By now, even your non-techy mom has probably heard of Big Data, with IBM and others advertising it on TV and every other IT vendor pushing their platform. If you don't know about big data, here is it is in a nutshell: as more and more devices are connected to the internet and storage capabilities continue to advance, we’re able to collect, store, and run analytics on massive sets of information in order to discover insights and make more informed decisions.
Some industries like research, oil and gas, manufacturing, and logistics, have been doing this for years, often on dedicated hardware. The advantages of virtualization can be levied for big data use, too, even though at its core, big data is focused on distribution of jobs over a wide array of resources, while virtualization as a concept is the exact opposite.
If you’re gearing up for a big data deployment, you can use VMware tools to stack it on top of virtual machines, allowing you to add resources easily when you need to run large analytics jobs and scale back when you don’t need as much processing power or want to delete old unused datasets from storage. This elasticity helps maximize your available compute resources and can be used in a mixed-workload environment. Plus, you can manage and automate your big data VMs from the same tools as your other infrastructure.

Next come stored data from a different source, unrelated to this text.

## Split f16c8 GEMM into main and tail row launches to fix wave quantization

When the f16c8 GEMM tile count leaves a small partial final wave across CUs, the GEMM is split by rows into two launches. The main launch covers a whole number of waves and the tail launch can pick a different, smaller-tile form. This targets the idle-CU cost of a mostly empty last wave on output-f32 and LN-producer epilogues. It adds a second launch per affected GEMM. A CU-count and concurrency override plus a query export are added for testing.

```diff
diff --git a/boxdreamer_amd/_lib.py b/boxdreamer_amd/_lib.py
--- a/boxdreamer_amd/_lib.py
+++ b/boxdreamer_amd/_lib.py
@@ -116,6 +116,7 @@
     "bd_decoder_forward_entry_ragged", "bd_solve_pnp_wave",
     "bd_solve_pnp_ransac_workspace_bytes", "bd_solve_pnp_ransac_wave", "bd_solve_pnp_ransac_host",
     "bd_round_sources", "bd_pose_select_rows",
+    "bd_gemm_launch_model_override", "bd_gemm_f16c8_main_rows",
 ]
 
 _lib = None
@@ -140,6 +141,9 @@
     lib.bd_gemm.argtypes = [C.POINTER(GemmArgs), i, vp]
     lib.bd_gemm_fuses_qk_rmsnorm.argtypes = [C.POINTER(GemmArgs), i]
     lib.bd_gemm_takes_ln_fold.argtypes = [C.POINTER(GemmArgs), i]
+    lib.bd_gemm_launch_model_override.argtypes = [i, i]
+    lib.bd_gemm_f16c8_main_rows.argtypes = [C.POINTER(GemmArgs)]
+    lib.bd_gemm_f16c8_main_rows.restype = i64
     lib.bd_gemm_splitk_flag_bytes.argtypes = [i, i]
     lib.bd_gemm_splitk_flag_bytes.restype = sz
     lib.bd_gemm_splitk_workspace_bytes.argtypes = [i, i]
diff --git a/boxdreamer_amd/csrc/bd_common.h b/boxdreamer_amd/csrc/bd_common.h
--- a/boxdreamer_amd/csrc/bd_common.h
+++ b/boxdreamer_amd/csrc/bd_common.h
@@ -342,6 +342,7 @@
 }
 
 int& bd_concurrent_launches();
+int& bd_cu_count_override();
 
 int bd_attention_q_forms(const void* qkv, int64_t qkv_plane, void* out, int64_t out_plane, int batch, int seq, int heads, int head_dim,
                          float scale, const int32_t* q_view, int q_len, int prec, int latency_forms, void* stream);
diff --git a/boxdreamer_amd/csrc/gemm_common.h b/boxdreamer_amd/csrc/gemm_common.h
--- a/boxdreamer_amd/csrc/gemm_common.h
+++ b/boxdreamer_amd/csrc/gemm_common.h
@@ -710,6 +710,7 @@
 
 
 inline int cu_count() {
+    if (bd_cu_count_override() > 0) return bd_cu_count_override();
     static int cached[16] = {0};
     int dev = 0;
     if (hipGetDevice(&dev) != hipSuccess || dev < 0 || dev >= 16) return 256;
@@ -738,5 +739,14 @@
     return rows > 0 ? rows : a.M;
 }
 
+inline int64_t f16c8_main_rows(const bd_gemm_args& a, int cus) {
+    if (a.rms_wq || a.addtab || a.rpg_in > 0 || a.ln_stats_in || a.ln_colsum || a.N % 192 || cus <= 0) return a.M;
+    const int64_t tn = a.N / 192, mt = (a.M + 255) / 256, nt = mt * tn;
+    const int64_t k = nt / cus, rem = nt % cus;
+    if (k < 1 || k > 4 || rem == 0 || rem * 4 > cus) return a.M;
+    const int64_t rows = (k * cus / tn) * 256;
+    return rows > 0 && rows < a.M ? rows : a.M;
+}
+
 int bd_launch_gemm_f16c8(const bd_gemm_args& a, hipStream_t s);
 bool bd_f16c8_takes_ln_fold(const bd_gemm_args& a);
diff --git a/boxdreamer_amd/csrc/gemm_f16c8.hip b/boxdreamer_amd/csrc/gemm_f16c8.hip
--- a/boxdreamer_amd/csrc/gemm_f16c8.hip
+++ b/boxdreamer_amd/csrc/gemm_f16c8.hip
@@ -400,16 +400,85 @@
     return fb + t96 * 3 * 2 * (size_t)(64 * 96 * 4);
 }
 
-int bd_launch_gemm_f16c8(const bd_gemm_args& a, hipStream_t s) {
+int& bd_cu_count_override() {
+    static thread_local int n = 0;
+    return n;
+}
+
+static int f16c8_check_args(const bd_gemm_args& a) {
     if (!wide_epilogue_ok(a, 2) || 256 * a.lda * 2 >= ((int64_t)1 << 31) || 256 * a.ldw * 2 >= ((int64_t)1 << 31)) return BD_ERR_ALIGN;
     if ((a.K % 32) || (a.lda % 32) || (a.ldw % 32)) return BD_ERR_SHAPE;
     if (a.out_f32 == OUT_OPERAND && (a.ldo % 32)) return BD_ERR_SHAPE;
     if (a.w_qexp + BD_F16C8_D < -100 || a.w_qexp + BD_F16C8_D > 120) return BD_ERR_SHAPE;
     if (a.rms_wq && !rms_geometry_ok(a)) return BD_ERR_SHAPE;
-    const bool lnp = ln_fold_producer(a), lnc = ln_fold_consumer(a);
-    if ((lnp || lnc) && !bd_f16c8_takes_ln_fold(a)) return BD_ERR_SHAPE;
+    if ((ln_fold_producer(a) || ln_fold_consumer(a)) && !bd_f16c8_takes_ln_fold(a)) return BD_ERR_SHAPE;
+    return BD_OK;
+}
+
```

Here is quick primer on what to keep in mind with VMware big data platforms.
Big data hardware and storage must be able to scale with the rapid growth of information, handle enormous datasets, and provide the IOPS (speed) needed for analytics software. Direct Attached Storage (DAS) is often the best option to keep latencies low. Solid State Drives in each server means dedicated hardware is still common in the big data world, especially for near-instantaneous calculations like where to serve a custom web advertisement.
Virtualized big data is better when the need is not quite as urgent, as it will inherently add latency. A service provider should be able to provide scaling NAS as well as DAS options for virtualized hardware. However, some VMware features like vMotion can’t be used with DAS. Scale out Network Attached Storage (NAS) is acceptable storage architecture that can solve some issues like data protection and efficiency, with offerings from EMC and others.

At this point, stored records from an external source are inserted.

# nayuki/DEFLATE-library-Java

Measured on AMD Instinct MI355X. Metric: input MiB/s (compress+decompress), higher is better.
Workload: dtype u8

## Files before the change

deflate-library-java_amd/csrc/capi/ndfl_capi.cpp:

```cpp
#include "../../../include/ndfl.h"
#include "../hip/deflate_kernels.hip"
#include "../hip/deflate_split.hip"
#include "../hip/lz77_kernels.hip"
#include "../hip/strategy_kernels.hip"
#include "../hip/inflate_kernels.hip"

#include <hip/hip_runtime.h>
#include <string.h>
#include <stdio.h>
#include <algorithm>
#include <stdlib.h>
#include <vector>
#include <functional>
#include <map>

namespace {

struct DevBuf {
    void* p = nullptr;
    size_t cap = 0;
    hipError_t ensure(size_t n) {
        if (n <= cap) return hipSuccess;
        if (p) { hipFree(p); p = nullptr; cap = 0; }
        size_t want = n < 4096 ? 4096 : n;
// ... 229 lines not shown
    HIPCHK(c->d_status.ensure(nch * sizeof(uint64_t)));
    HIPCHK(c->d_ticket.ensure(64));
    HIPCHK(c->d_edge_w.ensure(2ull * nch * sizeof(uint64_t)));
    HIPCHK(c->d_edge_v.ensure(2ull * nch * sizeof(uint32_t)));
    if (crc_inout) { HIPCHK(c->d_crc.ensure(nch * sizeof(uint32_t))); HIPCHK(c->d_crc1.ensure(64)); }
    HIPCHK(hipMemsetAsync(c->d_status.p, 0, nch * sizeof(uint64_t), s));
    HIPCHK(hipMemsetAsync(c->d_ticket.p, 0, 64, s));

    Args a;
    a.in = d_data; a.n = len; a.chunk_len = chunk_len; a.nchunks = nch;
    a.prev_byte = prev_byte; a.hist_enabled = hist_limit > 0; a.final_last = final_flag ? 1 : 0;
    a.rle = rle; a.dynamic = dyn; a.base_bit = start_bitpos;
    a.parent_len = c->parent_len ? c->parent_len : chunk_len;
    a.out = d_out; a.status = c->d_status.as<uint64_t>(); a.ticket = c->d_ticket.as<uint32_t>();
    a.edge_w = c->d_edge_w.as<uint64_t>(); a.edge_v = c->d_edge_v.as<uint32_t>();
    a.chunk_bits = c->cb_out;
    a.crc_raw = crc_inout ? c->d_crc.as<uint32_t>() : nullptr;
    a.crc_tab = c->d_tabs.as<uint32_t>();
    a.crc_x = c->d_tabs.as<uint32_t>() + 1024;
    a.prof = nullptr;
    const bool prof = c->knobs.deflate_profile;
    if (prof) { HIPCHK(hipMalloc(&a.prof, (size_t)nch * 128)); HIPCHK(hipMemsetAsync(a.prof, 0, (size_t)nch * 128, s)); }
    a.hist_out = nullptr; a.codes = nullptr; a.chunk_off = nullptr;
    {
        static int ncu = 0;
        if (!ncu && hipDeviceGetAttribute(&ncu, hipDeviceAttributeMultiprocessorCount, c->device) != hipSuccess) ncu = 0;
        a.pf_dist = c->knobs.deflate_pf ? 2u * (uint32_t)ncu : 0u;
    }
    const bool split = !c->knobs.deflate_fused && !prof;
    uint64_t* d_total = nullptr;
    if (split) {
        HIPCHK(c->d_hist.ensure((size_t)nch * HREC * 4));
        HIPCHK(c->d_codes.ensure((size_t)nch * CREC * 4));
        HIPCHK(c->d_off.ensure((size_t)nch * 8 + 64 + (size_t)((nch + SCAN_TILE - 1) / SCAN_TILE) * 8));
        a.hist_out = c->d_hist.as<uint32_t>();
        a.codes = c->d_codes.as<uint32_t>();
        a.chunk_off = c->d_off.as<uint64_t>();
        d_total = c->d_off.as<uint64_t>() + nch;
    }
    a.c0 = 0;
    HIPCHK(hipEventRecord(c->ev0, s));
    if (split) {
        hipLaunchKernelGGL(ndfl_deflate_hist_kernel, dim3(nch), dim3(1024), 0, s, a);
        HIPCHK(hipGetLastError());
        hipLaunchKernelGGL(ndfl_deflate_codes_kernel, dim3(nch), dim3(64), 0, s, a);
        HIPCHK(hipGetLastError());
        const uint32_t ntile = (nch + SCAN_TILE - 1) / SCAN_TILE;
        uint64_t* d_part = c->d_off.as<uint64_t>() + nch + 8;
        hipLaunchKernelGGL(ndfl_deflate_offsets_sum_kernel, dim3(ntile), dim3(SCAN_T), 0, s, (const uint64_t*)a.status,
                           nch, d_part);
        HIPCHK(hipGetLastError());
        hipLaunchKernelGGL(ndfl_deflate_offsets_kernel, dim3(ntile), dim3(SCAN_T), 0, s, (const uint64_t*)a.status, nch,
                           (uint64_t)start_bitpos, c->d_off.as<uint64_t>(), d_total, (const uint64_t*)d_part);
        HIPCHK(hipGetLastError());
        hipLaunchKernelGGL(ndfl_deflate_emit_kernel, dim3(nch), dim3(1024), 0, s, a);
    } else {
        hipLaunchKernelGGL(ndfl_deflate_chunks_kernel, dim3(nch), dim3(1024), 0, s, a);
    }
    HIPCHK(hipGetLastError());
    HIPCHK(hipEventRecord(c->ev1, s));
    const uint32_t ne = 2 * nch;
    hipLaunchKernelGGL(ndfl_edge_fixup_kernel, dim3((ne + 255) / 256), dim3(256), 0, s,
                       (const uint64_t*)a.edge_w, (const uint32_t*)a.edge_v, ne, d_out);
    HIPCHK(hipGetLastError());
    if (crc_inout) {
        HIPCHK(launch_crc_combine(c, s, (const uint32_t*)a.crc_raw, nch, chunk_len, len, c->d_crc1.as<uint32_t>()));
        HIPCHK(hipMemcpyAsync(c->h_pinned + 4, c->d_crc1.p, 4, hipMemcpyDeviceToHost, s));
    }
    if (split) HIPCHK(hipMemcpyAsync(c->h_pinned, d_total, 8, hipMemcpyDeviceToHost, s));
    else HIPCHK(hipMemcpyAsync(c->h_pinned, a.status + (nch - 1), 8, hipMemcpyDeviceToHost, s));
    HIPCHK(hipStreamSynchronize(s));
    float ms = 0;
    hipEventElapsedTime(&ms, c->ev0, c->ev1);
    c->last_ms = ms;
    c->deflate_ms = ms;
    if (prof) {
        std::vector<uint64_t> h((size_t)nch * 16);
        HIPCHK(hipMemcpy(h.data(), a.prof, (size_t)nch * 128, hipMemcpyDeviceToHost));
        hipFree(a.prof);
        double sum[7] = {0}, tmin = 1e300, tmax = 0, sub[6] = {0};
        uint64_t nsub = 0;
        for (uint32_t k = 0; k < nch; k++) {
            const uint64_t* q = &h[k * 16];
            for (int p = 0; p < 7; p++) sum[p] += (double)(q[p + 1] - q[p]);
            tmin = std::min(tmin, (double)q[0]); tmax = std::max(tmax, (double)q[7]);
            if (q[8]) {
                const uint64_t t[7] = {q[2], q[8], q[9], q[10], q[11], q[12], q[13]};
                for (int p = 0; p < 6; p++) sub[p] += (double)(t[p + 1] - t[p]);
                nsub++;
            }
        }
        if (nsub)
            fprintf(stderr, "[ndfl] deflate codes sub-phases (us/chunk): trim %.2f pm(lit,dist) %.2f canon %.2f cl-rle %.2f "
                    "pm(cl) %.2f canon(cl) %.2f\n", sub[0] / nsub / 100, sub[1] / nsub / 100, sub[2] / nsub / 100,
                    sub[3] / nsub / 100, sub[4] / nsub / 100, sub[5] / nsub / 100);
        fprintf(stderr, "[ndfl] deflate phases (us/chunk): load+crc %.2f hist %.2f codes %.2f bits+scan %.2f emit %.2f "
                "lookback %.2f store %.2f; span %.2f ms\n", sum[0] / nch / 100, sum[1] / nch / 100, sum[2] / nch / 100,
                sum[3] / nch / 100, sum[4] / nch / 100, sum[5] / nch / 100, sum[6] / nch / 100, (tmax - tmin) / 1e5);
    }
    uint64_t st;
    memcpy(&st, c->h_pinned, 8);
    const uint64_t end_bits = st & ST_VAL;
    *out_end_bits = end_bits;
    const uint64_t nbytes = (end_bits + 7) / 8;
    if (crc_inout) {
        uint32_t raw = c->h_pinned[4];
        uint32_t dc = ~(crc_multmodp(crc_x8n(len), 0xFFFFFFFFu) ^ raw);
        *crc_inout = ndfl_crc32_combine(*crc_inout, dc, len);
    }
// ... 673 lines not shown
```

The general recommendation for Hadoop is a Dual Quad core processor, 24-48 GB of memory, and 4-6 disks with 2 TB of storage each; the deployment generally requires several slave machines with at least this configuration and one master machine.
Born out of VMware’s Serengeti project, which was announced nearly three years ago to virtualize Hadoop on VMware, the Big Data Extensions (BDE) for vSphere support Hadoop 2 management from vCenter. It includes HDFS, MapReduce, Pig, hive, and Hbase. It requires at least vSphere 5.0 with an Enterprise or Enterprise Plus license. BDE runs on top of two VMs, one for management and one Hadoop template, to create, configure, and assign Master and Slave roles.

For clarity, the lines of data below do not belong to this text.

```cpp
template <bool EPI>
__device__ __forceinline__ void sweep64(const f32x16& a0, const f32x16& a1, char* st, int lane, const RowOut& o, long orow0,
                                        int rows_live, int col0, float b0, float b1, int act, float slope) {
    const int lrow = lane & 31, lhalf = lane >> 5;
#pragma unroll
    for (int jj = 0; jj < 2; ++jj)
#pragma unroll
        for (int r = 0; r < 16; ++r) {
            const int rl = (r & 3) + 8 * (r >> 2) + 4 * lhalf, col = jj * 32 + lrow;
            float v = jj ? a1[r] : a0[r];
            if (EPI) {
                v += jj ? b1 : b0;
                if (act == EFTS_ACT_LEAKY) v = v > 0.f ? v : v * slope;
                else if (act == EFTS_ACT_RELU) v = v > 0.f ? v : 0.f;
            }
            *(float*)(st + rl * 256 + (((col >> 2) ^ ((rl >> 1) & 1)) << 4) + (col & 3) * 4) = v;
        }
#pragma unroll
    for (int pass = 0; pass < 4; ++pass) {
        const int row = pass * 8 + (lane >> 3), c8 = lane & 7, sw = (row >> 1) & 1;
        const long orow = orow0 + row;
        const bool keep = row < rows_live;
        if (o.y_f32 || (o.y && o.y_split == 1)) {
            const float4 d0 = *(const float4*)(st + row * 256 + (((2 * c8) ^ sw) << 4));
            const float4 d1 = *(const float4*)(st + row * 256 + (((2 * c8 + 1) ^ sw) << 4));
            const int col = col0 + c8 * 8;
            if (keep) {
                if (o.y_f32) {
                    gstore_b128(o.y_f32 + orow * o.ldo + col, __builtin_bit_cast(u32x4, d0));
                    gstore_b128(o.y_f32 + orow * o.ldo + col + 4, __builtin_bit_cast(u32x4, d1));
                }
                if (o.y && o.y_split == 1) {
                    const float f[8] = {d0.x, d0.y, d0.z, d0.w, d1.x, d1.y, d1.z, d1.w};
                    u32x4 hi, lo;
                    split8(f, &hi, &lo);
                    gstore_b128(o.y + orow * o.ldy + (long)col * 2, hi);
                    if (o.y_lo) gstore_b128(o.y_lo + orow * o.ldy + (long)col * 2, lo);
                }
            }
        }
        if (o.y && o.y_split == 2) {
#pragma unroll
            for (int ch = 0; ch < 2; ++ch) {
                const int s0 = ch * 8 + 2 * (c8 & 3);
                const float4 d0 = *(const float4*)(st + row * 256 + ((s0 ^ sw) << 4));
                const float4 d1 = *(const float4*)(st + row * 256 + (((s0 + 1) ^ sw) << 4));
                const float f[8] = {d0.x, d0.y, d0.z, d0.w, d1.x, d1.y, d1.z, d1.w};
                u32x4 hi, lo;
                split8(f, &hi, &lo);
                if (keep) gstore_b128(o.y + orow * o.ldy + (long)((col0 >> 5) + ch) * 128 + c8 * 16, c8 < 4 ? hi : lo);
            }
        }
    }
}

}
```

Measured before the change: 33.78 million mel-frames/s.

## Split tail row blocks across wave pairs and halve sweep staging LDS

The frame-linear kernel now splits leftover row blocks (when fewer than half of the eight waves would have work) into two half-width column tasks, so pairs of waves share each tail block instead of one wave handling it alone. The output sweep stages 16 rows at a time, which cuts per-wave LDS staging from 8KB to 4KB. A-operand fragments are now converted inside the k-loop rather than kept resident across all k-steps, which lowers register pressure. The cost is more kernel code, extra template instances, and duplicated x loads for half-width tail blocks.

```diff
diff --git a/efficient_tts_amd/csrc/efts_prenet.hip b/efficient_tts_amd/csrc/efts_prenet.hip
--- a/efficient_tts_amd/csrc/efts_prenet.hip
+++ b/efficient_tts_amd/csrc/efts_prenet.hip
@@ -21,11 +21,64 @@
 
 constexpr int FL_NCB = 4;
 
+template <int SPLIT, int KS, int NC>
+__device__ __forceinline__ void fl_block(const FlArgs& p, const char* wf, char* st, const RowOut& o, int b, int rb, int cb0, int c0, int ns,
+                                         float bv0, float bv1, float bv2, float bv3, int lane) {
+    const int lrow = lane & 31, lhalf = lane >> 5;
+    const int t = rb * 32 + lrow;
+    const bool live = t < p.T;
+    const float* xr = p.x + ((long)b * p.T + (live ? t : 0)) * p.cin;
+    f32x16 acc[NC];
+#pragma unroll
+    for (int cb = 0; cb < NC; ++cb)
+#pragma unroll
+        for (int r = 0; r < 16; ++r) acc[cb][r] = 0.f;
+#pragma unroll
+    for (int s = 0; s < KS; ++s) {
+        if (s < ns) {
+            const int k0 = s * 16 + lhalf * 8;
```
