@@ -190,10 +210,14 @@
       for (int i = 0; i < Kind::D1; ++i) x[i] = VT<V>::load(xrow + i * mul + u);
 #pragma unroll
       for (int p = 0; p < Kind::NPATH; ++p) {
-        if (TABLE) {
+        if (MODE == kRecValue) {
+          const V w0 = VT<V>::val(v0 + (p * (mul / 2) + u / 2), odd);
+          const V w1 = VT<V>::val(v1 + (p * (mul / 2) + u / 2), odd);
+          w[p] = fma_(tt, w1, fma_(-tt, w0, w0));
+        } else if (MODE == kRecCubicShort) {
           V a0, a1, a2, a3;
-          VT<V>::coef(k01 + (p * (mul / 2) + u / 2), k23 + (p * (mul / 2) + u / 2), odd, a0, a1, a2, a3);
-          w[p] = fma_(tt, fma_(tt, fma_(tt, a3, a2), a1), a0);
+          VT<V>::coef(a.table + ti + (p * (mul / 2) + u / 2), a.table23 + ti + (p * (mul / 2) + u / 2), odd, a0, a1, a2, a3);
+          w[p] = take ? fma_(tt, fma_(tt, fma_(tt, a3, a2), a1), a0) : VT<V>::zero();
         } else {
           w[p] = VT<V>::load(a.w + (size_t)e * a.w_numel + role.w_off[p] + m.uc0 + u);
         }
@@ -202,6 +226,27 @@
       Kind::fwd(x, Y, w, acc[c]);
     }
   }
+}
+
+template <class Kind, int MUL, int NV, int LPN, bool TABLE, class V>
+__global__ void S7B_FWD_BOUNDS
+conv_fwd_kernel(const ConvArgs a, const ConvRole role, float* __restrict__ out) {
+  constexpr int CH = VT<V>::CH;
+  static_assert(MUL % (CH * LPN * NV) == 0, "channels must fill whole lane groups");
+  const LaneMap<NV, LPN, CH> m(a);
+  if (m.nmax == 0 && !m.node_ok) return;
+
+  V acc[NV][Kind::NACC];
+#pragma unroll
+  for (int c = 0; c < NV; ++c)
+#pragma unroll
+    for (int q = 0; q < Kind::NACC; ++q) acc[c][q] = VT<V>::zero();
+
+  bool short_seen = false;
+  conv_fwd_edges<Kind, MUL, NV, LPN, TABLE, V, TABLE ? kRecValue : kRecRaw>(a, role, m, acc, short_seen);
+  if constexpr (TABLE)
+    if (__any_sync(0xffffffffu, short_seen))
+      conv_fwd_edges<Kind, MUL, NV, LPN, TABLE, V, kRecCubicShort>(a, role, m, acc, short_seen);
 
   if (a.row_max != nullptr) {
 #pragma unroll
diff --git a/sevenn_b200/csrc/edge_kernels.cuh b/sevenn_b200/csrc/edge_kernels.cuh
--- a/sevenn_b200/csrc/edge_kernels.cuh
+++ b/sevenn_b200/csrc/edge_kernels.cuh
@@ -54,7 +54,7 @@
   int tk = (int)s;
   tk = tk < 0 ? 0 : (tk > rd.knots - 1 ? rd.knots - 1 : tk);
   const float tt = fminf(fmaxf(s - (float)tk, 0.0f), 1.0f);
-  rec[e] = make_int4(__ldg(src + e), tk, __float_as_int(tt), 0);
+  rec[e] = make_int4(__ldg(src + e), tk, __float_as_int(tt), __float_as_int(r));
   rlen[e] = r;
   if (emb != nullptr) {
     float env, denv;
diff --git a/sevenn_b200/csrc/engine.cu b/sevenn_b200/csrc/engine.cu
--- a/sevenn_b200/csrc/engine.cu
+++ b/sevenn_b200/csrc/engine.cu
@@ -125,6 +125,7 @@
   int dim_x = 0, dim_g = 0, dim_h = 0, dim_mid = 0, W = 0;
   int mid_K[kMaxL] = {0}, mid_off[kMaxL] = {0};
   int lmax_out = 0;
+  int ftab_knots = 0;
   std::vector<PathCfg> paths;
   ConvRole roles[kMaxL];
   GateDesc gate;
@@ -687,16 +688,18 @@
   return 0;
 }
 
-static std::vector<float> role_table_images(const LayerCfg& L, int knots, const float* host, int floats_per_pair) {
-  std::vector<float> img((size_t)knots * (L.W / 2) * floats_per_pair);
+static std::vector<float> role_table_images(const LayerCfg& L, int rows, const float* host, int floats_per_pair,
+                                            int* role_off) {
+  std::vector<float> img((size_t)rows * (L.W / 2) * floats_per_pair);
+  float* dst = img.data();
   for (int l1 = 0; l1 < L.n_lx; ++l1) {
     const ConvRole& r = L.roles[l1];
     std::vector<int> cols;
     for (const PathCfg& q : L.paths)
       if (q.l1 == l1) cols.push_back(q.w_off);
     const size_t run = (size_t)(r.mul / 2) * floats_per_pair;
-    float* dst = img.data() + (size_t)r.tab_off * floats_per_pair;
-    for (int k = 0; k < knots; ++k)
+    role_off[l1] = (int)((dst - img.data()) / floats_per_pair);
+    for (int k = 0; k < rows; ++k)
       for (int c : cols) {
         memcpy(dst, host + ((size_t)k * (L.W / 2) + c / 2) * floats_per_pair, run * sizeof(float));
         dst += run;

BDE also supports other Hadoop distributions besides Apache’s, like Cloudera, Pivotal, Hortonworks, and MapR. Unlike the open-source version of Serengeti, BDE enables runtime automation and elastic scaling.
BDE has shows time improvements of 13% when each Hadoop workload host is split into 2-4 virtual machines, bringing it up to par with a dedicated environment.
While it comes with its own considerations for compute, storage, and networking resources, and performance can still lag behind dedicated hardware, virtualizing Big Data platforms leads to even greater scalability; integration with existing cloud infrastructure; and elastic automated management with separate scaling and deployment of storage and compute.
Both in-house virtualized infrastructure and service provider clouds can support BDE for vSphere, making it a great way to dip your toes into big data—or even manage a large scale implementation using the tools you already have. This simplifies operations and can also enable a self-service portal for data scientists and other analysts to access big data platforms without needed infrastructure expertise.